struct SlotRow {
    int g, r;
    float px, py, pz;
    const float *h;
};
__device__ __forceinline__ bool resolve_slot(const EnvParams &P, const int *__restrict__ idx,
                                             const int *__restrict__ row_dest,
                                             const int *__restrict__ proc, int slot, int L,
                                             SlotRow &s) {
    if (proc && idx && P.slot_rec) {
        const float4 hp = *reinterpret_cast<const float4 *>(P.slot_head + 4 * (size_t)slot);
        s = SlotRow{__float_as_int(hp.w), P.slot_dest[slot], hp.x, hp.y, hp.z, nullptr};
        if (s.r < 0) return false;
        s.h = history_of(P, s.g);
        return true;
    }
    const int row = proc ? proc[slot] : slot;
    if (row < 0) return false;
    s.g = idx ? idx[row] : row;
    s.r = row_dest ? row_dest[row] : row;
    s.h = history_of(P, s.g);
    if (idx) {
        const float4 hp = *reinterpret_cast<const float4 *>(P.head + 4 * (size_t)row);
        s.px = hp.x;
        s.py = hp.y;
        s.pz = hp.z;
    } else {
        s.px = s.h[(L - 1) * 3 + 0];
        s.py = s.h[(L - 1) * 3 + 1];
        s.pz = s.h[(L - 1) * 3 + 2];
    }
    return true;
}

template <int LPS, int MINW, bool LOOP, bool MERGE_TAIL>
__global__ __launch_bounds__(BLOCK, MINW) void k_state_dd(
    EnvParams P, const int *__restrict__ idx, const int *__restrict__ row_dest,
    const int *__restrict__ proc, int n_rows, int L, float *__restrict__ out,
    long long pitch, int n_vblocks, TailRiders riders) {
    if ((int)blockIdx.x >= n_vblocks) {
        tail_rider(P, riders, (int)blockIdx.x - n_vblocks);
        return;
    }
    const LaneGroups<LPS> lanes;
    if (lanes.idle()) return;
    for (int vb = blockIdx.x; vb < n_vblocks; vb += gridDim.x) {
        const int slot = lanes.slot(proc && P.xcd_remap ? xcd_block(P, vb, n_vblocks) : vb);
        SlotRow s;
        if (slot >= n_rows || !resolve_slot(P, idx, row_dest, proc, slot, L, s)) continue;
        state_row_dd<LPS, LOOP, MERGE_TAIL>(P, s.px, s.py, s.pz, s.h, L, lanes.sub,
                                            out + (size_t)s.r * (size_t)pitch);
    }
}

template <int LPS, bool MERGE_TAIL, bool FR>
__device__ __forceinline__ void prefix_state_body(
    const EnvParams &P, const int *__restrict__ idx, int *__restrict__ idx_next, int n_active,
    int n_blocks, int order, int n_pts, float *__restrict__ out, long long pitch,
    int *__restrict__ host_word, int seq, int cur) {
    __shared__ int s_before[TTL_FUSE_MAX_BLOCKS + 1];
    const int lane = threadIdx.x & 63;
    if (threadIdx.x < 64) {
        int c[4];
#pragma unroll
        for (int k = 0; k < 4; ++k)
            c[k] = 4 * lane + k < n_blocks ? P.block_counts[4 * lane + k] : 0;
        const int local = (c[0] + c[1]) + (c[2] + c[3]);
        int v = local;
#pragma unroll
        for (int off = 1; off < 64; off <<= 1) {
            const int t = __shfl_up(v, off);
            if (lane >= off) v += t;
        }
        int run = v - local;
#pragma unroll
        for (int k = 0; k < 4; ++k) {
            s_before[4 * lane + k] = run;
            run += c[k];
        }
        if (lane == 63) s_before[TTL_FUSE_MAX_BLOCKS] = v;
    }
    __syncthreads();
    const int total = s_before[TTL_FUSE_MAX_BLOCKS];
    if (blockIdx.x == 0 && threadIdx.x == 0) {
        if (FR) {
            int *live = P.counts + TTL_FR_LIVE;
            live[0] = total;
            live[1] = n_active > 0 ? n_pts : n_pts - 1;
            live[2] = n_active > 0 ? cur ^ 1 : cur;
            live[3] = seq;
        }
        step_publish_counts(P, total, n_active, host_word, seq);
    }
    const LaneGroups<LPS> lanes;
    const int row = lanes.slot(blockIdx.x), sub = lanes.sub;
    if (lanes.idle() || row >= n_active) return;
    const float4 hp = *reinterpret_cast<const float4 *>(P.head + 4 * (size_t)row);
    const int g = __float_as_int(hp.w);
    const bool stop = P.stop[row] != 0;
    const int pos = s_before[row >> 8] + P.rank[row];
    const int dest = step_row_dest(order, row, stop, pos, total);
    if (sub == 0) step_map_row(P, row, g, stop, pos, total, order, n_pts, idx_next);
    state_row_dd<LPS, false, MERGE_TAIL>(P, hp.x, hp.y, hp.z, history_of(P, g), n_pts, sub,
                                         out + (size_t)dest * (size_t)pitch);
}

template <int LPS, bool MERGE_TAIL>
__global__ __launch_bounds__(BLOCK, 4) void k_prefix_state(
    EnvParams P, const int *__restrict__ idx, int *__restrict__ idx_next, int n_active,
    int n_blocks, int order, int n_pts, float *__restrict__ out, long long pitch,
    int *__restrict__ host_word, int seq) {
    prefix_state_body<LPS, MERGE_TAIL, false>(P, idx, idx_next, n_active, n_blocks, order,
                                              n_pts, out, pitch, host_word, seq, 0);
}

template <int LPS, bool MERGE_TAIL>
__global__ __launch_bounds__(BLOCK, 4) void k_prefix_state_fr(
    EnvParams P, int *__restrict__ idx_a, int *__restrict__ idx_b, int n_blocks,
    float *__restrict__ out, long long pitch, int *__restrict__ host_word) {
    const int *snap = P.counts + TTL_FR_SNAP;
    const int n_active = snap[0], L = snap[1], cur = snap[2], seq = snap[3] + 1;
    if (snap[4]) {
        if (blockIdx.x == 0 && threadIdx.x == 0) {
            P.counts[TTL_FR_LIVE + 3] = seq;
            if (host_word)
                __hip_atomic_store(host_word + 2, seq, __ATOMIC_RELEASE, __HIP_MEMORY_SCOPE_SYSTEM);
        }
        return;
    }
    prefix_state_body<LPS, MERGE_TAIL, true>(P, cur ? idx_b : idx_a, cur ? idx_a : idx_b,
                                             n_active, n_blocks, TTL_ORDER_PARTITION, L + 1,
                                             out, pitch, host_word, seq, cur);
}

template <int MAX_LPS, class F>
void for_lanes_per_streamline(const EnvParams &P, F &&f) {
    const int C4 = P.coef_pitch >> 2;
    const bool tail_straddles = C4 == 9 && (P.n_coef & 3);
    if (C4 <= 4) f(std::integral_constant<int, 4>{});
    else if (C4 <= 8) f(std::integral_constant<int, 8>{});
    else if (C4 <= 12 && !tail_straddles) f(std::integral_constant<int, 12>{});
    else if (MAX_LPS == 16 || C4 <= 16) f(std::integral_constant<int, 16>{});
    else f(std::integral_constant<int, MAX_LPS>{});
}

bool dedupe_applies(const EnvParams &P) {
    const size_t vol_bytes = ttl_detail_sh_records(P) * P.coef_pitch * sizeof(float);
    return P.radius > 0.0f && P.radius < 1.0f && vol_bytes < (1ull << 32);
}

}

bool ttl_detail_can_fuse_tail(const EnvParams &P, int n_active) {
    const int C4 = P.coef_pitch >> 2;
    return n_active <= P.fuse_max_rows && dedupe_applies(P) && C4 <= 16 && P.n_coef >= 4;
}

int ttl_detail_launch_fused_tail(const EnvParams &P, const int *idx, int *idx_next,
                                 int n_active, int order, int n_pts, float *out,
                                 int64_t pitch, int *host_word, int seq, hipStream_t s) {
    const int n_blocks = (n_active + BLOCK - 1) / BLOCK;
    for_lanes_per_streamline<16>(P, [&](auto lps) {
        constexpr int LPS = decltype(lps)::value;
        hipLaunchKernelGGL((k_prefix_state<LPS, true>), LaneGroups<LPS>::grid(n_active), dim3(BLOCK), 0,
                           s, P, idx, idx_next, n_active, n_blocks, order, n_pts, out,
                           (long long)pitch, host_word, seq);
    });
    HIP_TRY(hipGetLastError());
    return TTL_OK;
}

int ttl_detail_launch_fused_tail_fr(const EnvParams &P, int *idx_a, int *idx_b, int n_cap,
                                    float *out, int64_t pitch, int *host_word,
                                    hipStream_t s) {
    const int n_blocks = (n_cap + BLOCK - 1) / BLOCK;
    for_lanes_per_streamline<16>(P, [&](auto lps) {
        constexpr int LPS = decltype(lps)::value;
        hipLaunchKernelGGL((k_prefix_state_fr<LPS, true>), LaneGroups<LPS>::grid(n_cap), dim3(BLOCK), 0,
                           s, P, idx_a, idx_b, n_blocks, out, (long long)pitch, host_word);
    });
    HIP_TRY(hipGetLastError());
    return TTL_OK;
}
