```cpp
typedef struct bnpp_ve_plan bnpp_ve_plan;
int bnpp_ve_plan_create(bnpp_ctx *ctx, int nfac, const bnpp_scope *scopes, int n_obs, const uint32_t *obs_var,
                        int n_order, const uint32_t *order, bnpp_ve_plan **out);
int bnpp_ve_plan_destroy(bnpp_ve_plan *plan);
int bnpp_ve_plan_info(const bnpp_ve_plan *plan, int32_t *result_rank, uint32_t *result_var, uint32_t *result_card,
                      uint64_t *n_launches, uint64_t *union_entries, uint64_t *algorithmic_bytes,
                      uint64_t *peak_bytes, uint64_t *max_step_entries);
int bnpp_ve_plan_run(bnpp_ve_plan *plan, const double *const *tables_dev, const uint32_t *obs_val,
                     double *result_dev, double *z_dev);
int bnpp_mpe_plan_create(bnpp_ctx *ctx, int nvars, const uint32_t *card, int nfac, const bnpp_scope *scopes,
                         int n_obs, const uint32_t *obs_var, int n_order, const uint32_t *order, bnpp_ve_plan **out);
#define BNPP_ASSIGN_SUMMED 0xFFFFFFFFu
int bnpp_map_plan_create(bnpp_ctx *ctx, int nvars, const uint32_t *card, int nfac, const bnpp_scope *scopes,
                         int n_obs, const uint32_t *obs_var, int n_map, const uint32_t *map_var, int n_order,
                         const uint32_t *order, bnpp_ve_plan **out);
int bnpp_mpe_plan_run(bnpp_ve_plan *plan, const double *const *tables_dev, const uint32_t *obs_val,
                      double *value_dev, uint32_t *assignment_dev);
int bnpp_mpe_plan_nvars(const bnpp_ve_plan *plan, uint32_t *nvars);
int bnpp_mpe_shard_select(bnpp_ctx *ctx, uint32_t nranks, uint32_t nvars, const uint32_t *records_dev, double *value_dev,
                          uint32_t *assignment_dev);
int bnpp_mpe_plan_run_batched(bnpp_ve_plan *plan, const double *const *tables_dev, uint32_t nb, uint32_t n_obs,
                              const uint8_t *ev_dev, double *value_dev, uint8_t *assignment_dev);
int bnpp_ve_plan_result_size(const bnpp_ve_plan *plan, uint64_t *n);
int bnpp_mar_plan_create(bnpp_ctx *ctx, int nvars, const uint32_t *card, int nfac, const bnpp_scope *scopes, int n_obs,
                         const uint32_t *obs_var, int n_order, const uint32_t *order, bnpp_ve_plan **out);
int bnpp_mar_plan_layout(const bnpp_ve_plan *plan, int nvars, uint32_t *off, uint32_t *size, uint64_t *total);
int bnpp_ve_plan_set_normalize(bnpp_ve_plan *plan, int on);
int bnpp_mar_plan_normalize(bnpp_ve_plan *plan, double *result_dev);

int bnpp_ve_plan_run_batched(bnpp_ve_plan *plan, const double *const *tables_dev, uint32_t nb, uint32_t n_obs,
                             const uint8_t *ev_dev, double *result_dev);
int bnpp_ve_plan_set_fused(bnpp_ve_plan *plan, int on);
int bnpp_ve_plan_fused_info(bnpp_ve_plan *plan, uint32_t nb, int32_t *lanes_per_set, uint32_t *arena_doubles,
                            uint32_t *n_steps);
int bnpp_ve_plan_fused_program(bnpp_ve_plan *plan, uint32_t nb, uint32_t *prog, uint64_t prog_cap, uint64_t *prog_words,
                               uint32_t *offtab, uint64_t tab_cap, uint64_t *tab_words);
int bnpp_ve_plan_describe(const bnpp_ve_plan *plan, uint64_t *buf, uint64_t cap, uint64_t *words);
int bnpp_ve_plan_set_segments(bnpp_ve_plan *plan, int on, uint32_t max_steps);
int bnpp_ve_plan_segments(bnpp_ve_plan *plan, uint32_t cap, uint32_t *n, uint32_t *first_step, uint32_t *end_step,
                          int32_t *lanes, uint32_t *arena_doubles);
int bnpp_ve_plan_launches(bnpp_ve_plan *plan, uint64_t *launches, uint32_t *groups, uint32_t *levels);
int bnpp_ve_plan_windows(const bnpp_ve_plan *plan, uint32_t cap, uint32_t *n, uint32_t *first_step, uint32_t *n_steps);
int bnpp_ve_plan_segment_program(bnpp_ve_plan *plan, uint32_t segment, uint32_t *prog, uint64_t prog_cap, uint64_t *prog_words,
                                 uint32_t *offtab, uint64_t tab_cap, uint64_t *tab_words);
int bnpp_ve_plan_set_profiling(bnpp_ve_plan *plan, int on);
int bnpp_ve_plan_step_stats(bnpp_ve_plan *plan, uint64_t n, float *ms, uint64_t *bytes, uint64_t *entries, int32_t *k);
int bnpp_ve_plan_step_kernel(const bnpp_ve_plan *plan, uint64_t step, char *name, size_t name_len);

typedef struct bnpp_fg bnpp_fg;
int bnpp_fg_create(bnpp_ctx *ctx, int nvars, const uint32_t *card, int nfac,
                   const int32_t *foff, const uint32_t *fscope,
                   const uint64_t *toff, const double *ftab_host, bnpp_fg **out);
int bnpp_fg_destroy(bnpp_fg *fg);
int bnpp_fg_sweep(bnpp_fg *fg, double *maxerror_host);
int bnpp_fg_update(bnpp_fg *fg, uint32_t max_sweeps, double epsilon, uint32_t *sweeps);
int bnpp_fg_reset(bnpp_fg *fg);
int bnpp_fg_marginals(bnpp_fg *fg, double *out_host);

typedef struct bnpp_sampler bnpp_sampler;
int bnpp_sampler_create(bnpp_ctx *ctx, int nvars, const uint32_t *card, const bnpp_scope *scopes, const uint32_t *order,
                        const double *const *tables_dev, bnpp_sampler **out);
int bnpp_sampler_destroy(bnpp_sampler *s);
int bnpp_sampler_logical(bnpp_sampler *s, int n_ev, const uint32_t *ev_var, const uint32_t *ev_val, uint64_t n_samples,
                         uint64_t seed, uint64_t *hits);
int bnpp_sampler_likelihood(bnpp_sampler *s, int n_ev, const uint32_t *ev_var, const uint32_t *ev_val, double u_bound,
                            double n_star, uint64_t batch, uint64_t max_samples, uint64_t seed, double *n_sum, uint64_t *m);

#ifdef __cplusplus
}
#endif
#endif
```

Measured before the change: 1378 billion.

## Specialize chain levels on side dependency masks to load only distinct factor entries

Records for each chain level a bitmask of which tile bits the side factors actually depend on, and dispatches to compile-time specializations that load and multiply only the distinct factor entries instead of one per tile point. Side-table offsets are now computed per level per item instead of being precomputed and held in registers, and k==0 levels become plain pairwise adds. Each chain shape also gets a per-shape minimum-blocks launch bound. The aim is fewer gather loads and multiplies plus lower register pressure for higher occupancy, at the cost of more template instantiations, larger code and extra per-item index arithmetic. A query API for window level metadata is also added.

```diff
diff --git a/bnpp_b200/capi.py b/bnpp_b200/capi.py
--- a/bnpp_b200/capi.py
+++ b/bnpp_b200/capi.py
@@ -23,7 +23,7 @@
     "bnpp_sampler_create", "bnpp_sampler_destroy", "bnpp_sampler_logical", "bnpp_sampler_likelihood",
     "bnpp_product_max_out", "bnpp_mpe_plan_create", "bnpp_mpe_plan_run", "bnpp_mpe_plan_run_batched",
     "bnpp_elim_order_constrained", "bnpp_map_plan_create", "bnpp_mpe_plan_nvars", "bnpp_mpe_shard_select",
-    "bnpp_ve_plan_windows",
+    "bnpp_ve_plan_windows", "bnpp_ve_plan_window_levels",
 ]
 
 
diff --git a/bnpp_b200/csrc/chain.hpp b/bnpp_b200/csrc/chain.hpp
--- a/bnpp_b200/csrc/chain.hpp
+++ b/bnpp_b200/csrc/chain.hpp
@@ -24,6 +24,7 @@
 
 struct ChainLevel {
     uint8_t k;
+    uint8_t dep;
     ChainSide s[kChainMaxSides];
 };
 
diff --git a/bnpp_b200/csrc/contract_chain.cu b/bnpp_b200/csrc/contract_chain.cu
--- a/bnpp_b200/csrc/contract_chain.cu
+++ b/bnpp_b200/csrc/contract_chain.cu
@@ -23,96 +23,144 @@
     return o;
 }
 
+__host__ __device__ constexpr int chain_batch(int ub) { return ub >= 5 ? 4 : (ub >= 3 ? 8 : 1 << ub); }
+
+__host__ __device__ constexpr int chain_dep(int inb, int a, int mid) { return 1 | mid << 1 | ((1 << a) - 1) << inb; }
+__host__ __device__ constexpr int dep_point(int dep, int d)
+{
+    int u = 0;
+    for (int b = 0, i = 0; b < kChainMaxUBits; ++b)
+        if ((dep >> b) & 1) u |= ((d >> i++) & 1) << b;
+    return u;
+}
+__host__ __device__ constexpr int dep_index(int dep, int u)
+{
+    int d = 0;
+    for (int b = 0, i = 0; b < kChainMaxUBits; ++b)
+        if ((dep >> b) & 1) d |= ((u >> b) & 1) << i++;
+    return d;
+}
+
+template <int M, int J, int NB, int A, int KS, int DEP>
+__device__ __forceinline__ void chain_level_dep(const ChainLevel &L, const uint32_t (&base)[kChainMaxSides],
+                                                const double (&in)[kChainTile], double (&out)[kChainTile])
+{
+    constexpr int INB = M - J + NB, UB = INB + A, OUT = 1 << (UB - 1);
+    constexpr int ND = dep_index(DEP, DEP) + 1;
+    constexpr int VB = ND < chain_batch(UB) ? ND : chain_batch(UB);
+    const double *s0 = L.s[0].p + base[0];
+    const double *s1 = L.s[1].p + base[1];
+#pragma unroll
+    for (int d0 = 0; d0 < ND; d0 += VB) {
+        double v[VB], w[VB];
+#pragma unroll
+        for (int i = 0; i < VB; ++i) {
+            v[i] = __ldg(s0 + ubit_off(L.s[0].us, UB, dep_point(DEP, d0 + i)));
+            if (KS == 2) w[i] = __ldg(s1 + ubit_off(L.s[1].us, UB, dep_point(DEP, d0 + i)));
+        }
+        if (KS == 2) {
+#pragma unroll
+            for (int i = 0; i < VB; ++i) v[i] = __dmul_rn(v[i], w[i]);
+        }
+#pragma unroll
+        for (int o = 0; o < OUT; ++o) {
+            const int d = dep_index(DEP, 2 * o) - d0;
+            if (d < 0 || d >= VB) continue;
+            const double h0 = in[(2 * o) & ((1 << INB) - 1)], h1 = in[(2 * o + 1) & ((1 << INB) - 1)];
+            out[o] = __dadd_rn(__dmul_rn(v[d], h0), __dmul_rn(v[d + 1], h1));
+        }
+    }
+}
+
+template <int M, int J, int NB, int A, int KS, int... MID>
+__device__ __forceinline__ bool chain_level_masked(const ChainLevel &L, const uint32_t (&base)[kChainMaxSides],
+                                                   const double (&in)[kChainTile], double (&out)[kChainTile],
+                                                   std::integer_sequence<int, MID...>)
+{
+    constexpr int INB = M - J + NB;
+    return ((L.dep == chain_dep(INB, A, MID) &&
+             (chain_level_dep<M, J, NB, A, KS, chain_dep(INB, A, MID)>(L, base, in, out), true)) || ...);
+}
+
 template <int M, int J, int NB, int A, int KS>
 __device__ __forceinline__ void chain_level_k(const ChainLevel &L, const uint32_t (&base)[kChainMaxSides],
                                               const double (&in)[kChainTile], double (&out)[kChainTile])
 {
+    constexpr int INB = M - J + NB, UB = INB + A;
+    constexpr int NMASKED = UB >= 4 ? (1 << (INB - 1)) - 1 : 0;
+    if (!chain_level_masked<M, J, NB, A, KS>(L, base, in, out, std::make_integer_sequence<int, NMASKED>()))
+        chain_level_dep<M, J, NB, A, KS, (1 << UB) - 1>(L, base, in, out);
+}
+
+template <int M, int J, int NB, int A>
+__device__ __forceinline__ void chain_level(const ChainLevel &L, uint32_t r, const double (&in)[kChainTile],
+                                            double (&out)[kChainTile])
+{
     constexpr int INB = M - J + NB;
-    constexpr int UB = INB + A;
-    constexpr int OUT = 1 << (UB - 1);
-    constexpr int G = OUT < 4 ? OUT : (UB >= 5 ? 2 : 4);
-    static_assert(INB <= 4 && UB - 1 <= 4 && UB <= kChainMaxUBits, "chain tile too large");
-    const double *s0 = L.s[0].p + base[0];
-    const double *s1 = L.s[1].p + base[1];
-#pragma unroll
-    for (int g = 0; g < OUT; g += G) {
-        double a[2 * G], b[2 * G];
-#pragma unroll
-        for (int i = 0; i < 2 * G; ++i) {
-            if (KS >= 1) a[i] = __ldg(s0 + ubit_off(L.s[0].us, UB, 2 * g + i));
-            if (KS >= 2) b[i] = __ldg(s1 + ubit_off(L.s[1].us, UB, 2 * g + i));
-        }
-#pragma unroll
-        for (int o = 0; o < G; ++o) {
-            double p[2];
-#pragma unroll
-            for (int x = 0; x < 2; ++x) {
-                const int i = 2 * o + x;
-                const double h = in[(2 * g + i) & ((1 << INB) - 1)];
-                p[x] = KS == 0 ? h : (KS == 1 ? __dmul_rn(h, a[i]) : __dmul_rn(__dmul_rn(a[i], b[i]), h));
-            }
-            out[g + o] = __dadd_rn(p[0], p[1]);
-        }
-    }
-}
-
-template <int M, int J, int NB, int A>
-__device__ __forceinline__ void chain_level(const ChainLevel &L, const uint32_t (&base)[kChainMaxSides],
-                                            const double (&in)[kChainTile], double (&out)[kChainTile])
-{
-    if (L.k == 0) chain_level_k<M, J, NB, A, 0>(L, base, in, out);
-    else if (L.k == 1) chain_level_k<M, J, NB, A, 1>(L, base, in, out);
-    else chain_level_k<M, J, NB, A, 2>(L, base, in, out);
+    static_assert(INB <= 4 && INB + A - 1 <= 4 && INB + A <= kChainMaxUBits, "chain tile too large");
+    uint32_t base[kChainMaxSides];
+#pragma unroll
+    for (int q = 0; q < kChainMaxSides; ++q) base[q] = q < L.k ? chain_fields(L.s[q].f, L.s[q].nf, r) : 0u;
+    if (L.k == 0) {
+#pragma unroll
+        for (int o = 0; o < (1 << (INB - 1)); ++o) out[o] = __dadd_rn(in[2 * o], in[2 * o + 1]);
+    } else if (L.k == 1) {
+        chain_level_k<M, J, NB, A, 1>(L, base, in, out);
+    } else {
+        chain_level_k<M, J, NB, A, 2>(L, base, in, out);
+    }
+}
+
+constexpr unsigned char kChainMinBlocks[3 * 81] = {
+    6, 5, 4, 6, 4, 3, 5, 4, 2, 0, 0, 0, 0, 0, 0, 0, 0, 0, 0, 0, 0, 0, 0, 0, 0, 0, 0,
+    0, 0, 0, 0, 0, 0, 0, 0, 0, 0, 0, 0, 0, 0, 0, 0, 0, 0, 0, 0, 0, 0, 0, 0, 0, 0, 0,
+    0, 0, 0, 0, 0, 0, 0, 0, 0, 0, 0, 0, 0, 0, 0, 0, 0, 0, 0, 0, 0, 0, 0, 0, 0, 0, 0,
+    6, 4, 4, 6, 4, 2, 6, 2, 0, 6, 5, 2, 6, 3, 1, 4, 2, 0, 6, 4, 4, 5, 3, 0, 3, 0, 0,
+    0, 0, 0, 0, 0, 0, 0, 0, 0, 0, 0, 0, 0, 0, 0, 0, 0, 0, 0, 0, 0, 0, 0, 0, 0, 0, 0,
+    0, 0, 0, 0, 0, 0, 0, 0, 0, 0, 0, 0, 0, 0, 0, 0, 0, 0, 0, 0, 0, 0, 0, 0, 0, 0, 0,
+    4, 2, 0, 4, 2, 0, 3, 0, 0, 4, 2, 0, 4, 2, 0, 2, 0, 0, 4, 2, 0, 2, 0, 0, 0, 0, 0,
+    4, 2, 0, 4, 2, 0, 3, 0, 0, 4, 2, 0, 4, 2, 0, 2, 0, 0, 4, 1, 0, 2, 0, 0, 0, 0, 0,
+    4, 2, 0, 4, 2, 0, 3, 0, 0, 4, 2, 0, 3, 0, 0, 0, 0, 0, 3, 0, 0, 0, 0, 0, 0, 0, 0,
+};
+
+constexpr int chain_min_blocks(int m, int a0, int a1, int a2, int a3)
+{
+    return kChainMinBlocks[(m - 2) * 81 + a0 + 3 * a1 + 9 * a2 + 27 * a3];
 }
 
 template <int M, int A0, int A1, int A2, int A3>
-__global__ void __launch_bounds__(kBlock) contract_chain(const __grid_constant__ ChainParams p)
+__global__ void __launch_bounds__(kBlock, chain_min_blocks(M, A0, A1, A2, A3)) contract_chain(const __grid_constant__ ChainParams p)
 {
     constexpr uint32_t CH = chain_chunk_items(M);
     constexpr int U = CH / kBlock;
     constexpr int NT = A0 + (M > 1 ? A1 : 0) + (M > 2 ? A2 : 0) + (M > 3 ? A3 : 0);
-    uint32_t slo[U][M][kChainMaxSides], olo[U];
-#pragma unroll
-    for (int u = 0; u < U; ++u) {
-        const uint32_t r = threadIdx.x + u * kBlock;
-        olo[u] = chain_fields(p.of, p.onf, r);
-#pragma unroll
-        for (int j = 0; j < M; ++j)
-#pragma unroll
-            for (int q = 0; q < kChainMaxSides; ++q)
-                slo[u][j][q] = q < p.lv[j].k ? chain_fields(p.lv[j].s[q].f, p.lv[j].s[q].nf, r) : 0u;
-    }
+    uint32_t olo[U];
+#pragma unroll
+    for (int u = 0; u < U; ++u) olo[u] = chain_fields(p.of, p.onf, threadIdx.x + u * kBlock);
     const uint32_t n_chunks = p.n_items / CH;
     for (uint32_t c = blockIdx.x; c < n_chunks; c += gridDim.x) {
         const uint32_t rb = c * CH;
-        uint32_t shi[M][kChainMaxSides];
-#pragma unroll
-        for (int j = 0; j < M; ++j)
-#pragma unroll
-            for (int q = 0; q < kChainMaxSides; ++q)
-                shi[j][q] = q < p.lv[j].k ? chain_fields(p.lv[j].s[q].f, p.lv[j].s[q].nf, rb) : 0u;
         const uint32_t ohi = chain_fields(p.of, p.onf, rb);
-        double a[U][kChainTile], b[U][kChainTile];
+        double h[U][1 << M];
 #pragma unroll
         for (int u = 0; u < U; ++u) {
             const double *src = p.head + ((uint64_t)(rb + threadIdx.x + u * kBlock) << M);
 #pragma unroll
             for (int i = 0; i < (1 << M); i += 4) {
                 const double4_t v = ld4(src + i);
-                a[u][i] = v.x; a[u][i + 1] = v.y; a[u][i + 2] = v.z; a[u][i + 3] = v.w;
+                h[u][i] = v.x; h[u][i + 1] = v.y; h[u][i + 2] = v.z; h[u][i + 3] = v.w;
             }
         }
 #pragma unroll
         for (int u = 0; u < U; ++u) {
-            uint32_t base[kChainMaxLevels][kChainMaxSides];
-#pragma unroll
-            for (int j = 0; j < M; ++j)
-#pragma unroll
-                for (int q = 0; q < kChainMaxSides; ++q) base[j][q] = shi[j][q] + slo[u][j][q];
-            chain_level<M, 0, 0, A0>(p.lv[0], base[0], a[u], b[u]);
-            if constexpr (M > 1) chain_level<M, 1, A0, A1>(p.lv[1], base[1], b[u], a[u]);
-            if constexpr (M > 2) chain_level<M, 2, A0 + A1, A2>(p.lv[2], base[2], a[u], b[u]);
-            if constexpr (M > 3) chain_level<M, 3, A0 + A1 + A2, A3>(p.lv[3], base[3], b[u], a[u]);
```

--------------------------------------------------

What is needed
For every line in the listing above that contains "distinct", copy that line.

Answer box
## Specialize chain levels on side dependency masks to load only distinct factor entries
Records for each chain level a bitmask of which tile bits the side factors actually depend on, and dispatches to compile-time specializations that load and multiply only the distinct factor entries instead of one per tile point. Side-table offsets are now computed per level per item instead of being precomputed and held in registers, and k==0 levels become plain pairwise adds. Each chain shape also gets a per-shape minimum-blocks launch bound. The aim is fewer gather loads and multiplies plus lower register pressure for higher occupancy, at the cost of more template instantiations, larger code and extra per-item index arithmetic. A query API for window level metadata is also added.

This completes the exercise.